IPS is caused by a number of mutations at different loci of the FATP4 gene. One nonsense mutation and a number of missense mutation in the FATP4 (SLC27A4) gene which codes for the fatty acid transport protein 4 are associated with IPS. Splice site mutations have also been linked to IPS. When the splice site between exons and introns is mutated, it leads to a deletion or duplication event which would change the stability or soundness of the protein the RNA is coding for.

When a mutation is present in the gene coding for this protein, the protein product is not stable or able to perform its role. As a result, the pathway it is involved in is compromised and a diseased phenotype is often noted. In this particular case the fatty acid transport protein 4 is deformed due to the presence of mutations in the FATP4 gene and an interference occurs in the lipid metabolic pathway in the skin that this protein is involved with.

This results in the abnormal formation of epidermal skin cells and a compromised formation and maintenance of an epidermal barrier. These underlying genetic causes explain the symptoms of the flaky, dry, cutaneous skin phenotype expressed.

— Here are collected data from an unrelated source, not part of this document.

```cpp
void launch_decode_seg(const uint8_t *arena, SegGeom g, uint32_t n_seg, const uint64_t *seg_start, const uint32_t *seg_base,
                       const uint32_t *seg_cnt, ExtractCfg cfg, ReadSoA soa, uint32_t *seg_iter, uint32_t *seg_long, const uint16_t *seg_cp,
                       bool staged , hipStream_t stream,
                       uint32_t s_begin = 0 );
void launch_long_fill(uint32_t n_seg, const uint32_t *seg_base, const uint32_t *seg_cnt, const uint32_t *seg_long_base, ExtractCfg cfg, ReadSoA soa,
                      uint32_t *long_list, hipStream_t stream);

struct EventSoA {
    uint32_t *tid, *start, *ilen_cls;
    uint32_t *ts, *te;
    uint32_t *rpos, *rend;
    uint8_t  *strand;
    uint32_t *read;
};
void launch_emit_short(const uint8_t *arena, uint32_t n_rec, ExtractCfg cfg, ReadSoA soa, const uint32_t *ev_base,
                       EventSoA ev, hipStream_t stream, uint32_t row_begin = 0 ,
                       const uint32_t *part_totals = nullptr, uint32_t n_parts = 0 ,
                       uint32_t slot_cap = 0xffffffffu );
void launch_emit_long(const uint8_t *arena, const uint32_t *long_list, uint32_t n_long,
                      ExtractCfg cfg, ReadSoA soa, const uint32_t *ev_base, EventSoA ev, hipStream_t stream);

size_t scan_tmp_words(uint32_t n);
void launch_scan_u32(const uint32_t *in, uint32_t *out, uint32_t n, uint32_t *total, uint32_t *tmp, hipStream_t stream);

size_t radix_tmp_words(uint32_t n);
void launch_radix_pass(const uint32_t *word, uint32_t shift, uint32_t bits, const uint32_t *perm_in, uint32_t *perm_out,
                       uint32_t n, uint32_t *tmp, hipStream_t stream);
void launch_radix_pass_keyed(const uint32_t *key_in, uint32_t *key_out, uint32_t shift, uint32_t bits, const uint32_t *perm_in, uint32_t *perm_out,
                             uint32_t n, uint32_t *tmp, hipStream_t stream);

struct UniqueSoA {
    uint32_t *tid, *start, *end, *ts_min, *te_max, *count, *first_seen, *last_seen, *name_rank;
    uint8_t  *strand;
};
struct PartialSoA { uint32_t *tid, *start, *ilen_cls, *ts, *te, *count, *first, *last; };
void launch_preagg(EventSoA ev, uint32_t n, PartialSoA p, uint32_t *p_total , hipStream_t stream);
void launch_reduce_partials(PartialSoA p, const uint32_t *perm, const uint32_t *head, const uint32_t *seg_excl, uint32_t n, UniqueSoA u, hipStream_t stream);
void launch_reduce_finish_partials(const uint8_t *ev_strand, uint32_t n_unique, UniqueSoA u, uint32_t *first_flag , hipStream_t stream);
void launch_heads(EventSoA ev, const uint32_t *perm, uint32_t n, uint32_t *head, hipStream_t stream);
void launch_reduce(EventSoA ev, const uint32_t *perm, const uint32_t *head, const uint32_t *seg_excl, uint32_t n, UniqueSoA u,
                   uint32_t *head_pos, hipStream_t stream);
void launch_reduce_finish(EventSoA ev, const uint32_t *perm, uint32_t n, uint32_t n_unique, const uint32_t *head_pos, UniqueSoA u,
                          uint32_t *first_flag, hipStream_t stream);
void launch_name_rank(uint32_t n_unique, const uint32_t *flag_scan, UniqueSoA u, hipStream_t stream);
void launch_gather_u32(uint32_t n, const uint32_t *table, const uint32_t *idx, uint32_t *out, hipStream_t stream);
void launch_fill_u32(uint32_t *p, uint32_t v, size_t n, hipStream_t stream);
void launch_rows_out(UniqueSoA u, const uint32_t *order, uint32_t n, uint32_t *out, hipStream_t stream);
RGX_HD size_t table_block_rows(uint64_t n) { return ((size_t)n + 1 + 15) & ~(size_t)15; }
RGX_HD size_t table_block_bytes(uint64_t n) { return table_block_rows(n) * (8 * 3 + 4 * 6 + 3); }
void launch_rows_table(UniqueSoA u, const uint32_t *order, uint32_t n, uint32_t min_anchor, uint8_t *out, hipStream_t stream);


struct BarcodeEv { uint64_t *off; uint32_t *len, *h_lo, *h_hi, *row; };
void launch_event_urow(const uint32_t *sorted, const uint32_t *head, const uint32_t *seg_excl, uint32_t n, uint32_t *ev_urow, hipStream_t stream);
void launch_inverse_perm(const uint32_t *perm, uint32_t n, uint32_t *inv, hipStream_t stream);
void launch_bc_event_keys(const uint8_t *arena, uint32_t n_events, const uint32_t *ev_read, const uint64_t *rec_off, const uint32_t *ev_urow,
                          const uint32_t *urow_pos, uint8_t t0, uint8_t t1, BarcodeEv b, uint32_t *flags, hipStream_t stream);
void launch_bc_heads(const uint8_t *arena, BarcodeEv b, const uint32_t *perm, uint32_t n, uint32_t *head, uint32_t *flags, hipStream_t stream);
void launch_bc_pairs(BarcodeEv b, const uint32_t *perm, const uint32_t *head, const uint32_t *seg_excl, uint32_t n, uint32_t *pair_row,
// ... 149 lines not shown
```

regtools_amd/csrc/prims_kernels.hip:

```cpp
#include "wave_prims.h"

#include <algorithm>

namespace rgx {

constexpr uint32_t kScanTile = 4096;

__global__ __launch_bounds__(256) void k_scan_reduce(const uint32_t *__restrict__ in, uint32_t n, uint32_t *tile_sum) {
    __shared__ uint32_t s_wave[4];
    const uint32_t base = blockIdx.x * kScanTile + threadIdx.x * 16;
    uint32_t sum = 0;
#pragma unroll
    for (uint32_t k = 0; k < 16; ++k) sum += (base + k < n) ? in[base + k] : 0u;
    uint32_t tot; block_excl_scan_256(sum, s_wave, tot);
    if (threadIdx.x == 0) tile_sum[blockIdx.x] = tot;
}

__global__ __launch_bounds__(256) void k_scan_tiles(uint32_t *tile_sum, uint32_t n_tiles, uint32_t *total) {
    __shared__ uint32_t s_wave[4];
    uint32_t carry = 0;
    for (uint32_t base = 0; base < n_tiles; base += 256) {
        const uint32_t i = base + threadIdx.x;
        const uint32_t v = i < n_tiles ? tile_sum[i] : 0u;
        uint32_t tot; const uint32_t ex = block_excl_scan_256(v, s_wave, tot);
        if (i < n_tiles) tile_sum[i] = carry + ex;
        carry += tot;
    }
    if (threadIdx.x == 0 && total) *total = carry;
}

__global__ __launch_bounds__(256) void k_scan_apply(const uint32_t *__restrict__ in, uint32_t *out, uint32_t n, const uint32_t *__restrict__ tile_sum) {
    __shared__ uint32_t s_wave[4];
    const uint32_t base = blockIdx.x * kScanTile + threadIdx.x * 16;
    uint32_t v[16], sum = 0;
#pragma unroll
    for (uint32_t k = 0; k < 16; ++k) { v[k] = (base + k < n) ? in[base + k] : 0u; sum += v[k]; }
    uint32_t tot; uint32_t run = block_excl_scan_256(sum, s_wave, tot) + tile_sum[blockIdx.x];
#pragma unroll
    for (uint32_t k = 0; k < 16; ++k) { if (base + k < n) out[base + k] = run; run += v[k]; }
}

size_t scan_tmp_words(uint32_t n) { return (size_t)(n + kScanTile - 1) / kScanTile + 1; }

void launch_scan_u32(const uint32_t *in, uint32_t *out, uint32_t n, uint32_t *total, uint32_t *tmp, hipStream_t stream) {
    if (!n) { if (total) (void)hipMemsetAsync(total, 0, 4, stream); return; }
    const uint32_t tiles = (n + kScanTile - 1) / kScanTile;
    hipLaunchKernelGGL(k_scan_reduce, dim3(tiles), dim3(256), 0, stream, in, n, tmp);
    hipLaunchKernelGGL(k_scan_tiles, dim3(1), dim3(256), 0, stream, tmp, tiles, total);
    hipLaunchKernelGGL(k_scan_apply, dim3(tiles), dim3(256), 0, stream, in, out, n, tmp);
}

constexpr uint32_t kRadixRowsLarge = 32, kRadixRowsSmall = 8, kRadixSmallMax = 2u << 20;
static inline uint32_t radix_rows(uint32_t n) {
    return n <= kRadixSmallMax ? kRadixRowsSmall : kRadixRowsLarge;
}

__device__ __forceinline__ uint32_t radix_digit(const uint32_t *__restrict__ word, const uint32_t *__restrict__ perm_in, uint32_t i,
                                                uint32_t shift, uint32_t mask, uint32_t &src) {
    src = perm_in ? perm_in[i] : i;
    return (word[src] >> shift) & mask;
}

__device__ __forceinline__ uint64_t match_digit(uint32_t d, bool valid) {
    uint64_t m = __ballot(valid);
#pragma unroll
    for (uint32_t b = 0; b < 8; ++b) {
        const uint64_t bal = __ballot((d >> b) & 1u);
        m &= ((d >> b) & 1u) ? bal : ~bal;
    }
    return m;
}
// ... 102 lines not shown
```

regtools_amd/csrc/reduce_kernels.hip:

```cpp
#include "wave_prims.h"

namespace rgx {

__global__ void k_heads(EventSoA ev, const uint32_t *__restrict__ perm, uint32_t n, uint32_t *head) {
    const uint32_t i = blockIdx.x * blockDim.x + threadIdx.x;
    if (i >= n) return;
    uint32_t h = 1;
    if (i > 0) {
        const uint32_t a = perm[i], b = perm[i - 1];
        h = (ev.tid[a] != ev.tid[b]) || (ev.start[a] != ev.start[b]) || (ev.ilen_cls[a] != ev.ilen_cls[b]);
    }
    head[i] = h;
}
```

IPS genes segregate independently of the already known general ARCI locus. As a result, IPS has been identified to have its own gene locus making it easier to diagnose.

==Diagnosis==

Diagnosis can be made at birth by identifying the symptoms of the child. Ultrastructural diagnosis where tissues are analyzed is using electron microscopy is also conducted. A specimen of skin is obtained via a skin biopsy and analyzed to see any tell tale characteristics. Genetic testing can also be done to identify the mutation on the FATP4 gene associated with fatty acid synthesis. Genetic consultation through a genetic counsellor is done to determine whether the individual has this syndrome and reduces the chances of misdiagnoses with other cutaneous diseases.

==Treatment==
The infant is intubated post delivery to stabilize the respiratory problems experienced. Often the skin condition becomes less severe resolving itself to flaky dry skin as the individual grows. No intervention is usually required and the condition becomes less severe as the patient grows. The dry skin symptoms can be managed with topical ointments or creams and the individual remains otherwise healthy.

== Prognosis ==
There are no life-threatening complications after the perinatal period (around the time of birth) and the skin conditions persist but to a lesser degree of severity. Individuals have a favourable prognosis as symptoms can be managed and past the infancy stage are not life-threatening. The red skin edema improves after a three-week period but the ichthyosis scaling persists. Asthma has been recorded in some cases later on in the individual's life and sign of atopic dermatitis persist, follicular hyperkeratosis and small amounts of scaling at the scalp that goes on into adulthood but otherwise the individual continues a healthy life.
==Epidemiology==
Frequencies of this disease are the greatest in Norway with a few Finnish cases have also having been noted to date. Some cases have been found in other ethnicities such as in people of Indian or Japanese descent as well as a north Italian family. These cases are scattered and there are potentially more under reported cases as this disease is often under diagnosed for other cutaneous diseases. It is most prevalent in a defined region in the middle of Norway and Sweden with a heterozygote carrier frequency of 1 in 50.